**WHAT IS BEING ASKED:** Every record must be written out once more, with nothing added or omitted.

**Saved data entries:**
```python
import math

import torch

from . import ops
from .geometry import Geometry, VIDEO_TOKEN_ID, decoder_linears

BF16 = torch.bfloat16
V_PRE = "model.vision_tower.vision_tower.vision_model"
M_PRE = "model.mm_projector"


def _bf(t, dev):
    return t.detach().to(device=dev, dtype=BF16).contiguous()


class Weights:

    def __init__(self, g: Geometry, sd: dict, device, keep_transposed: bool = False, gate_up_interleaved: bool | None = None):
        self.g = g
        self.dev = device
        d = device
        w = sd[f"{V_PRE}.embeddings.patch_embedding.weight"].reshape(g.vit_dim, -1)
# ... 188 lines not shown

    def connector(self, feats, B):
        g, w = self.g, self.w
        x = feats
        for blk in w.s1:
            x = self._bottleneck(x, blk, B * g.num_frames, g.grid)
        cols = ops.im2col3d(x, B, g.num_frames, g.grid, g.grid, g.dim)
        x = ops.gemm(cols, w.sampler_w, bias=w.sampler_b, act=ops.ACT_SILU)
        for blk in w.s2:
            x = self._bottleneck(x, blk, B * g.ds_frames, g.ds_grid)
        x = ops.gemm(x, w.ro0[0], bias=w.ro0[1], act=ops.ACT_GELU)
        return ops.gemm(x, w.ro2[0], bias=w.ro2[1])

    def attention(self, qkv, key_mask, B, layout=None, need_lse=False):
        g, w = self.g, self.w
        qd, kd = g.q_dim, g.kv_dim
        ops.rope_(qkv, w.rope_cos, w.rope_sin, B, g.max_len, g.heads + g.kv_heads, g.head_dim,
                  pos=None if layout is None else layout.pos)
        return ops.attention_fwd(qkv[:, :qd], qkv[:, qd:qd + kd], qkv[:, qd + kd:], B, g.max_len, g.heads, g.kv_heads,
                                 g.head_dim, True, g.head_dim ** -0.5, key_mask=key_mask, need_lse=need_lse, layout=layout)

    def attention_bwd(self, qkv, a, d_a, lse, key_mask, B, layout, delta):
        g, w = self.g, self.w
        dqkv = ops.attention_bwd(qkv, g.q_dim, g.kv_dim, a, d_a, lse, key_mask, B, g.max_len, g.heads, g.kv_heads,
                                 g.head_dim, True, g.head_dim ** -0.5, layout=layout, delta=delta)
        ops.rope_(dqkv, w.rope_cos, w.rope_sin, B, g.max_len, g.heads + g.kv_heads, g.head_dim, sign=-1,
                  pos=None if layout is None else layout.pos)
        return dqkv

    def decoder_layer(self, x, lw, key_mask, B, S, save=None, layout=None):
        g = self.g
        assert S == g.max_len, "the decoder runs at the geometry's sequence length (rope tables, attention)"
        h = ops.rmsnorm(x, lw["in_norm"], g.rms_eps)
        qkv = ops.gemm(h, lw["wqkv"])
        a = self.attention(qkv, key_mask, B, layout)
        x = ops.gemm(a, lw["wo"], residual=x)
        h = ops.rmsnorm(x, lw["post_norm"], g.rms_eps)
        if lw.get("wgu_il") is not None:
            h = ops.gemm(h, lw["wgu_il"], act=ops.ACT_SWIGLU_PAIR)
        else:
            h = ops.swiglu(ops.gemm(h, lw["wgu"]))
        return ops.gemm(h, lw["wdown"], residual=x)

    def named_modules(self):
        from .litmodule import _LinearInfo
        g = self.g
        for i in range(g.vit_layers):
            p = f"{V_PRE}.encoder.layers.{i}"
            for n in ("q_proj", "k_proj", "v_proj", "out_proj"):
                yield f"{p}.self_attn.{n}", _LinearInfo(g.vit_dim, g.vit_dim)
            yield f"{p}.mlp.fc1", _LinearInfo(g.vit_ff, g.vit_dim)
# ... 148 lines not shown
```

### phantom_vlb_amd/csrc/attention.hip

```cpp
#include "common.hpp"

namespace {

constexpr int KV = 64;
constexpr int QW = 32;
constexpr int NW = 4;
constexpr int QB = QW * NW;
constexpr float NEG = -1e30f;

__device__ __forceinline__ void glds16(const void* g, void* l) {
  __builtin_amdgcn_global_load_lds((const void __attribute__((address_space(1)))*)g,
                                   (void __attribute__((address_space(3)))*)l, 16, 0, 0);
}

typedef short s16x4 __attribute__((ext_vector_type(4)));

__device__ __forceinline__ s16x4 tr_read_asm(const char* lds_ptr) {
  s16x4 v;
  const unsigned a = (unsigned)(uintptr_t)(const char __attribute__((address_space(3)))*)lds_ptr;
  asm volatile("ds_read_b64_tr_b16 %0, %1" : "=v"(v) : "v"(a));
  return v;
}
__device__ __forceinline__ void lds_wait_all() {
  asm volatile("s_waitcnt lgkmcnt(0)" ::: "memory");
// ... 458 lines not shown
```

**REPLY:**
```python
import math

import torch

from . import ops
from .geometry import Geometry, VIDEO_TOKEN_ID, decoder_linears

BF16 = torch.bfloat16
V_PRE = "model.vision_tower.vision_tower.vision_model"
M_PRE = "model.mm_projector"


def _bf(t, dev):
    return t.detach().to(device=dev, dtype=BF16).contiguous()


class Weights:

    def __init__(self, g: Geometry, sd: dict, device, keep_transposed: bool = False, gate_up_interleaved: bool | None = None):
        self.g = g
        self.dev = device
        d = device
        w = sd[f"{V_PRE}.embeddings.patch_embedding.weight"].reshape(g.vit_dim, -1)
# ... 188 lines not shown

    def connector(self, feats, B):
        g, w = self.g, self.w
        x = feats
        for blk in w.s1:
            x = self._bottleneck(x, blk, B * g.num_frames, g.grid)
        cols = ops.im2col3d(x, B, g.num_frames, g.grid, g.grid, g.dim)
        x = ops.gemm(cols, w.sampler_w, bias=w.sampler_b, act=ops.ACT_SILU)
        for blk in w.s2:
            x = self._bottleneck(x, blk, B * g.ds_frames, g.ds_grid)
        x = ops.gemm(x, w.ro0[0], bias=w.ro0[1], act=ops.ACT_GELU)
        return ops.gemm(x, w.ro2[0], bias=w.ro2[1])

    def attention(self, qkv, key_mask, B, layout=None, need_lse=False):
        g, w = self.g, self.w
        qd, kd = g.q_dim, g.kv_dim
        ops.rope_(qkv, w.rope_cos, w.rope_sin, B, g.max_len, g.heads + g.kv_heads, g.head_dim,
                  pos=None if layout is None else layout.pos)
        return ops.attention_fwd(qkv[:, :qd], qkv[:, qd:qd + kd], qkv[:, qd + kd:], B, g.max_len, g.heads, g.kv_heads,
                                 g.head_dim, True, g.head_dim ** -0.5, key_mask=key_mask, need_lse=need_lse, layout=layout)

    def attention_bwd(self, qkv, a, d_a, lse, key_mask, B, layout, delta):
        g, w = self.g, self.w
        dqkv = ops.attention_bwd(qkv, g.q_dim, g.kv_dim, a, d_a, lse, key_mask, B, g.max_len, g.heads, g.kv_heads,
                                 g.head_dim, True, g.head_dim ** -0.5, layout=layout, delta=delta)
        ops.rope_(dqkv, w.rope_cos, w.rope_sin, B, g.max_len, g.heads + g.kv_heads, g.head_dim, sign=-1,
                  pos=None if layout is None else layout.pos)
        return dqkv

    def decoder_layer(self, x, lw, key_mask, B, S, save=None, layout=None):
        g = self.g
        assert S == g.max_len, "the decoder runs at the geometry's sequence length (rope tables, attention)"
        h = ops.rmsnorm(x, lw["in_norm"], g.rms_eps)
        qkv = ops.gemm(h, lw["wqkv"])
        a = self.attention(qkv, key_mask, B, layout)
        x = ops.gemm(a, lw["wo"], residual=x)
        h = ops.rmsnorm(x, lw["post_norm"], g.rms_eps)
        if lw.get("wgu_il") is not None:
            h = ops.gemm(h, lw["wgu_il"], act=ops.ACT_SWIGLU_PAIR)
        else:
            h = ops.swiglu(ops.gemm(h, lw["wgu"]))
        return ops.gemm(h, lw["wdown"], residual=x)

    def named_modules(self):
        from .litmodule import _LinearInfo
        g = self.g
        for i in range(g.vit_layers):
            p = f"{V_PRE}.encoder.layers.{i}"
            for n in ("q_proj", "k_proj", "v_proj", "out_proj"):
                yield f"{p}.self_attn.{n}", _LinearInfo(g.vit_dim, g.vit_dim)
            yield f"{p}.mlp.fc1", _LinearInfo(g.vit_ff, g.vit_dim)
# ... 148 lines not shown
```

### phantom_vlb_amd/csrc/attention.hip

```cpp
#include "common.hpp"

namespace {

constexpr int KV = 64;
constexpr int QW = 32;
constexpr int NW = 4;
constexpr int QB = QW * NW;
constexpr float NEG = -1e30f;

__device__ __forceinline__ void glds16(const void* g, void* l) {
  __builtin_amdgcn_global_load_lds((const void __attribute__((address_space(1)))*)g,
                                   (void __attribute__((address_space(3)))*)l, 16, 0, 0);
}

typedef short s16x4 __attribute__((ext_vector_type(4)));

__device__ __forceinline__ s16x4 tr_read_asm(const char* lds_ptr) {
  s16x4 v;
  const unsigned a = (unsigned)(uintptr_t)(const char __attribute__((address_space(3)))*)lds_ptr;
  asm volatile("ds_read_b64_tr_b16 %0, %1" : "=v"(v) : "v"(a));
  return v;
}
__device__ __forceinline__ void lds_wait_all() {
  asm volatile("s_waitcnt lgkmcnt(0)" ::: "memory");
// ... 458 lines not shown
```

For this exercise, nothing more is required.